▸ **What is expected**
Where does the string "seed" occur in the entries below? Copy every line where it does.

Dataset entries
# AITRICS/Medical_Tri_Modal_Pilot

Hardware: AMD Instinct MI355X
Metric: tri-modal training samples/s (fwd+bwd+AdamW step, per-GPU batch 64) (higher is better)
Workload: dtype bf16; 1 GPU; BASELINE configs[1]: vslt_img_txt tri_mbt_vsltcls, 6 layers, d_model 256, batch 64/GPU, TIE-len 1000 (N_v=1005), 224x224 CXR, 128-tok text, dropout 0.1, mbt-only-vslt 1, imgtxt-time 1; global_batch=64, parallelism=dp1

## Files before the change

### include/mtmp.h

```cpp
#ifndef MTMP_H
#define MTMP_H
#include <stdint.h>
#ifdef __cplusplus
extern "C" {
#endif

#define MTMP_F32 0
#define MTMP_BF16 1

int mtmp_abi_version(void);
const char* mtmp_last_error(void);

int mtmp_attn_fwd(int dtype, const void* q, const void* k, const void* v, void* o, const void* res, void* o_res,
                  float* lse, const int32_t* kv_len, const float* key_norms, int B, int N, int H, int ld_qkv, int ld_o,
                  float scale, void* stream);
int mtmp_attn_fwd_grouped(int dtype, int n, const void* const* q, const void* const* k, const void* const* v, void* const* o,
                          const void* const* res, void* const* o_res, float* const* lse, const int32_t* const* kv_len,
                          const int32_t* const* row_start, const float* const* key_norms, const int* N, const int* ld_qkv,
                          const int* ld_o, int B, int H, float scale, void* stream);
int mtmp_attn_bwd_grouped(int dtype, int n, const void* const* q, const void* const* k, const void* const* v,
                          const void* const* o, const void* const* d_o, const float* const* lse, const int32_t* const* kv_len,
                          const int32_t* const* row_start, void* const* dq, void* const* dk, void* const* dv,
                          float* const* delta_ws, const int* N, const int* ld_qkv, const int* ld_o, const int* ld_do,
                          const int* ld_dqkv, int B, int H, float scale, void* stream);
int mtmp_attn_cls_fwd(int dtype, const void* q, const void* k, const void* v, int ld_qkv, const void* res, int ld_res, void* o_cls,
                      void* r1_cls, float* lse, const int32_t* kv_len, const int32_t* row_start, int B, int N, int H, int cls_tok,
                      float scale, void* stream);
int mtmp_attn_cls_bwd(int dtype, const void* q, const void* k, const void* v, int ld_qkv, const void* o_cls, const void* d_o,
                      const float* lse, const int32_t* kv_len, const int32_t* row_start, void* dq, void* dk, void* dv, int ld_dqkv,
                      int B, int N, int H, int cls_tok, float scale, void* stream);
long long mtmp_key_norms_floats(long long rows, int H);
int mtmp_key_norms(int dtype, const void* k, float* out, long long rows, int H, int ld, void* stream);

int mtmp_attn_bwd(int dtype, const void* q, const void* k, const void* v, const void* o, const void* d_o,
                  const float* lse, const int32_t* kv_len, void* dq, void* dk, void* dv, float* delta_ws, int B,
                  int N, int H, int ld_qkv, int ld_o, int ld_do, int ld_dqkv, float scale, void* stream);

int mtmp_ln_gemm(int dtype, const void* x, const float* gamma, const float* beta, const void* w, const float* bias,
                 void* y, void* xn, float* stats, int M, int N, int ldx, int ldy, float eps, int relu, float drop_p,
                 unsigned seed, const unsigned* seed_dev, void* stream);

int mtmp_ln_gemm_qkv(int dtype, const void* x, const float* gamma, const float* beta, const void* w, const float* bias,
                     void* y, void* xn, float* stats, float* key_norms, int M, int ldx, float eps, void* stream);

int mtmp_gemm_nt(int dtype, const void* a, const void* w, const float* bias, const void* res, void* y, int M, int N,
                 int K, int lda, int ldy, int ldr, int act, float drop_p, unsigned seed, const unsigned* seed_dev,
                 const void* gate, float gate_scale, const float* row_scale, int rows_per_scale, void* stream);

long long mtmp_sign_bits_bytes(int M, int N);
int mtmp_ln_gemm_signs(int dtype, const void* x, const float* gamma, const float* beta, const void* w, const float* bias,
                       void* y, void* xn, float* stats, int M, int N, int ldx, int ldy, float eps, float drop_p,
                       unsigned seed, const unsigned* seed_dev, void* signs, void* stream);
int mtmp_gemm_nt_signs(int dtype, const void* a, const void* w, void* y, int M, int N, int lda, int ldy,
                       const void* signs, float gate_scale, void* stream);
int mtmp_gemm_nt_signs_drop(int dtype, const void* a, const void* w, void* y, int M, int N, int lda, int ldy,
                            const void* signs, float gate_scale, float drop_p, unsigned seed, const unsigned* seed_dev,
                            void* a_out, void* stream);

long long mtmp_gemm_tn_ws_floats(int M, int N, int K);
int mtmp_gemm_tn(int dtype, const void* dy, const void* x, float* dw, float* db, float* ws, int M, int N, int K,
                 int ldy, int ldx, void* stream);
int mtmp_gemm_tn_live(int dtype, const void* dy, const void* x, float* dw, float* db, float* ws, int M, int N, int K,
                      int ldy, int ldx, const int32_t* rows_live, void* stream);

int mtmp_dropout_bwd(int dtype, const void* g_in, void* g_out, long long n, unsigned seed, const unsigned* seed_dev,
                     float p, void* stream);

int mtmp_ln_bwd_ws_floats(int M);
int mtmp_ln_bwd(int dtype, const void* z, int ldz, const float* stats, const float* gamma, const void* dy,
                const void* d_res, int ldr, void* dz, float* dgamma_dbeta, float* ws, int M, float eps, void* stream);

int mtmp_gemm_lnbwd_ws_floats(int M);
int mtmp_gemm_lnbwd(int dtype, const void* dy, const void* wt, const void* z, int ldz, const float* stats,
                    const float* gamma, const void* d_res, int ldr, void* dz, float* dgamma_dbeta, float* ws, int M,
                    int K, int ldy, float eps, void* stream);

int mtmp_tie_embed_fwd(int dtype, const float* events, const float* params, const float* ftab, void* out, int n,
                       void* stream);
int mtmp_tie_bwd_ws_floats(int n);
int mtmp_tie_embed_bwd(int dtype, const float* events, const float* params, const void* d_out, float* grads,
                       float* ws, int n, void* stream);

int mtmp_time_embed_fwd(int dtype, const float* events, const float* params, const float* ftab, void* out, int n,
// ... 167 lines not shown
```

### medical_tri_modal_pilot_amd/_lib.py

```python
import ctypes
import os
from ctypes import c_char_p, c_float, c_int, c_longlong, c_uint, c_void_p

_HERE = os.path.dirname(os.path.abspath(__file__))
LIB_PATH = os.environ.get("MTMP_LIB", os.path.join(_HERE, "libmtmp_hip.so"))

F32, BF16 = 0, 1
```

▸ **Answer below**
                 unsigned seed, const unsigned* seed_dev, void* stream);
                 int K, int lda, int ldy, int ldr, int act, float drop_p, unsigned seed, const unsigned* seed_dev,
                       unsigned seed, const unsigned* seed_dev, void* signs, void* stream);
                            const void* signs, float gate_scale, float drop_p, unsigned seed, const unsigned* seed_dev,
int mtmp_dropout_bwd(int dtype, const void* g_in, void* g_out, long long n, unsigned seed, const unsigned* seed_dev,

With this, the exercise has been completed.